Vol·⑨ [Melt·熔化](2/2)
萊昂接著問:「她是個虔誠的基督徒?」
溫斯頓:「對,是不是很驚訝?」
萊昂:「要說什麼呢?」
溫斯頓:「別談錢,她不喜歡別人與她談錢,不如細數你到底犯了多少罪過——誠心懺悔。」
萊昂:「你別騙我...」
溫斯頓:「啊哈!你害怕了?你在害怕?你居然會害怕一個小姑娘?」
說實話,萊昂教父並不畏懼那個擁有超然元質的小修女——
——他所有的心虛,所有的膽怯,都來自於溫斯頓·斯賓塞的一張嘴。
這個男人有一種魔力。
在校園時代時,溫斯頓·斯賓塞就已經是這副醜陋邋遢的模樣了。他好像從來都沒長大,也沒變老,那副油膩噁心又精明利落的做派,讓萊昂從心底產生強烈的敬畏。
那是一種非常恐怖的生存手段。
在桑赫斯特皇家軍事學院,光是靠斯賓塞這張嘴,就為萊昂擋住了無數麻煩事。
直到萊昂進入血族社會,開始進行殘酷血腥的黑幫遴選,從紅皇后教區一步一步往上爬,多年之後才明白,這是一種外交話術,是一種恐怖的魔法,幾乎言出法隨。
他一直都希望溫斯頓能回到他身邊,哪怕不變成血族,光靠著這張嘴,就能攻陷許多人的心門,打開許多人的死門。

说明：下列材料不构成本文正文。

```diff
@@ -771,7 +772,48 @@
     if (!(FB_VK & 32)) fb_group<WJ>(F, acc);
     after_group(S, g, F);
   };
-  {
+  if constexpr (PIPE) {
+    const unsigned lds0 = (unsigned)(uintptr_t)lds;
+    const unsigned ab0 = lds0 + 16u * lane + (2 * wm) * 2 * 1024, bt0 = lds0 + (8 + 2 * wn) * 1024 + btr;
+    auto step = [&](auto S, auto VM, auto ISS, int g, const FbFrags<WJ> &Fc, FbFrags<WJ> &Fn) {
+      constexpr int sl = decltype(S)::value;
+      fb_wait_vm<kPW * decltype(VM)::value>();
+      fb_barrier();
+      if constexpr (decltype(ISS)::value) issue(sl);
+      if (work) {
+        fb_group_read_tr_asm<((sl + 1) & 3) * kStageW * 4>(acc[0][0], acc[1][0], Fc, Fn, ab0, bt0);
+        if constexpr (sl == 3) {
+          if (((g + 1) & 7) == 0) asm volatile("s_nop 15\n\ts_nop 7" : "+v"(acc[0][0]), "+v"(acc[1][0])::"memory");
+        }
+        after_group(S, g, Fc);
+      }
+    };
+    FB_STAMP(a, 0);
+    FB_NOTE(a, 4, G);
+    load_table();
+    static_for<0, 4>([&](auto S) { issue(decltype(S)::value); });
+    fb_wait_vm<kPW * 4>();
+    build_table();
+    fb_wait_vm<kPW * 3>();
+    fb_barrier();
+    FB_STAMP(a, 1);
+    FbFrags<WJ> F0, F1;
+    if (work) read_frags(0, F0);
+    int g = 0;
+    for (; g + 4 < G; g += 4) {
+      static_for<0, 4>([&](auto S) {
+        constexpr int sv = decltype(S)::value;
+        if constexpr (sv % 2 == 0) step(S, std::integral_constant<int, 2>{}, FbT{}, g + sv, F0, F1);
+        else step(S, std::integral_constant<int, 2>{}, FbT{}, g + sv, F1, F0);
+      });
+    }
+    static_for<0, 3>([&](auto S) {
+      constexpr int sv = decltype(S)::value;
+      if constexpr (sv % 2 == 0) step(S, std::integral_constant<int, 2 - sv>{}, FbN{}, g + sv, F0, F1);
+      else step(S, std::integral_constant<int, 2 - sv>{}, FbN{}, g + sv, F1, F0);
+    });
+    if (work) compute(std::integral_constant<int, 3>{}, g + 3, F1);
+  } else {
     FB_STAMP(a, 0);
     FB_NOTE(a, 4, G);
     load_table();
@@ -1108,12 +1150,20 @@
   const int n_cu = c->n_cu > 0 ? c->n_cu : 256;
   auto own_cu_for = [&](int n, bool equal_tiles) {
 #ifdef MIVI_DEV
-    if (switches().fb_ring == 4) return false;
-    if (switches().fb_ring == 8) return true;
+    if (switches().fb_ring % 10 == 4) return false;
+    if (switches().fb_ring % 10 == 8) return true;
 #endif
     const int gmax = fb_pad(c->cfg.d) / 16;
     const int thr10 = gmax <= 32 ? 10 : (gmax <= 64 ? 10 + (gmax - 32) * 7 / 32 : kOwnCuTilesPerCU10 + (gmax - 64 < 64 ? gmax - 64 : 64) * 5 / 64);
     return !equal_tiles && n > n_cu && 10 * (long long)n <= (long long)thr10 * n_cu;
+  };
+  auto vjp_pipelined_for = [&](int n_tiles, int M, int d) {
+#ifdef MIVI_DEV
+    if (switches().fb_ring / 10 == 3) return false;
+    if (switches().fb_ring / 10 == 4) return true;
+#endif
+    (void)d;
+    return M > 256 || n_tiles <= 2 * n_cu;
   };
   auto prod = [&](auto MODE, int n) {
     constexpr int md = decltype(MODE)::value;
@@ -1137,15 +1187,24 @@
   a.work = (const int4 *)tb.vjp.p; a.n_work = tb.n_vjp;
   if (s.values_only) {
     if (which & 2) hipLaunchKernelGGL((k_fb_vjp<kWJ, 3, 256, 6>), dim3(s.L), dim3(512 / kWJ), 0, stream, a);
+    c->last_vjp_pipelined = 0;
     return;
   }
   if (which & 2) {
-    if (s.parts) {
-      if (a.M <= 256) hipLaunchKernelGGL((k_fb_vjp<kWJ, 3, 256, 6, true>), dim3(tb.n_vjp + s.L), dim3(512 / kWJ), 0, stream, a);
-      else hipLaunchKernelGGL((k_fb_vjp<kWJ, 3, 2048, 4, true>), dim3(tb.n_vjp + s.L), dim3(512 / kWJ), 0, stream, a);
-    }
-    else if (a.M <= 256) hipLaunchKernelGGL((k_fb_vjp<kWJ, 3, 256, 6>), dim3(tb.n_vjp + s.L), dim3(512 / kWJ), 0, stream, a);
-    else hipLaunchKernelGGL((k_fb_vjp<kWJ, 3, 2048, 4>), dim3(tb.n_vjp + s.L), dim3(512 / kWJ), 0, stream, a);
+    const bool pipe = vjp_pipelined_for(tb.n_vjp, a.M, a.d);
+    c->last_vjp_pipelined = pipe ? 1 : 0;
+    auto vjp = [&](auto PARTS) {
+      constexpr bool pt = decltype(PARTS)::value;
+      const dim3 grid(tb.n_vjp + s.L), block(512 / kWJ);
+      if (pipe) {
+        if (a.M <= 256) hipLaunchKernelGGL((k_fb_vjp<kWJ, 4, 256, 4, pt, true>), grid, block, 0, stream, a);
+        else hipLaunchKernelGGL((k_fb_vjp<kWJ, 4, 2048, 4, pt, true>), grid, block, 0, stream, a);
+      }
+      else if (a.M <= 256) hipLaunchKernelGGL((k_fb_vjp<kWJ, 3, 256, 6, pt>), grid, block, 0, stream, a);
+      else hipLaunchKernelGGL((k_fb_vjp<kWJ, 3, 2048, 4, pt>), grid, block, 0, stream, a);
+    };
+    if (s.parts) vjp(FbT{});
+    else vjp(FbN{});
 #ifdef MIVI_DEV
     dump("k_fb_vjp", tb.n_vjp);
 #endif
diff --git a/advancedvi.jl_amd/csrc/mivi_internal.h b/advancedvi.jl_amd/csrc/mivi_internal.h
--- a/advancedvi.jl_amd/csrc/mivi_internal.h
+++ b/advancedvi.jl_amd/csrc/mivi_internal.h
@@ -471,6 +471,7 @@
   bool exchange_lost = false;
   int last_status_bits = 0;
   int last_loop = 0;
+  int last_vjp_pipelined = 0;
   mivi::DevBuf snap;
   mivi_ctx *kids[kMaxKids] = {};
   int n_kids = 0;
```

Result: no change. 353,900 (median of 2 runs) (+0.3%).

可是這個古怪的白鴿騎士真的一心一意為祖國,打心眼裡仇恨血族,從來都不想與妖魔同流合污。
此時此刻——
——萊昂只怕這位還有幾分舊情的舊友,突然倒打一耙開始坑害自己。
他慎而又慎的掏出槍械,把名貴奢華的雕花1911交到老朋友手裡,當做互相信任的儀式。
「我相信你,斯賓塞,我這就去找她作懺悔,這麼做有用,對嗎?我能和這個中國人搭上幾句話?讓她對我產生好感?」
溫斯頓聳肩無謂,收好槍械:「你甚至可以直接和她談結婚的事。在學校宿舍我就和你說過了,你很帥,特別是我站在你身邊的時候。」
萊昂沒有開玩笑的心情:「你把臉湊過來,我不相信你。」
溫斯頓一邊收走芭芭拉主母的槍械,一邊往亨利兄弟身上動手動腳,把隨身武器都拿走——他伸長了脖子,瞪大了無辜又雞賊的雙眼,像是面對交警查酒駕時的爛酒鬼。
萊昂伸出舌頭,哈著氣。
「你沒有騙我,對嗎?」
溫斯頓:「沒有哦!」
萊昂教父舌尖嘗到的汗液里,所有信息素都表明——
「——很好,你沒有說謊,我這就過去。」
說罷這位紅皇后教區的話事人就往冬堡的人群里走。
溫斯頓大聲喊著:「葬禮在十點開始!你還有半個多小時!速戰速決!」
萊昂回頭揮了揮手,派頭十足,非常懂禮貌。
「謝謝你,老朋友。」
溫斯頓喊得非常非常大聲,要讓江雪明聽清楚:「這是個重量級人物!你能感覺到對嗎?她身上的元質是最優秀的!如果你能將她留在此地,後邊的麻煩事就會少很多。」
萊昂點點頭:「沒錯...」
溫斯頓:「帶她去懺悔室吧,好好聊聊。熔化她!你知道我說的是什麼意思對嗎?m·e·l·t!使她變得溫柔!熔化!」
萊昂教父露出欣慰的笑容,壯碩的肉身擠開一群冬堡泥巴種,那種由上至下的威壓,讓熱情的主婦們又驚又喜又怒又怕。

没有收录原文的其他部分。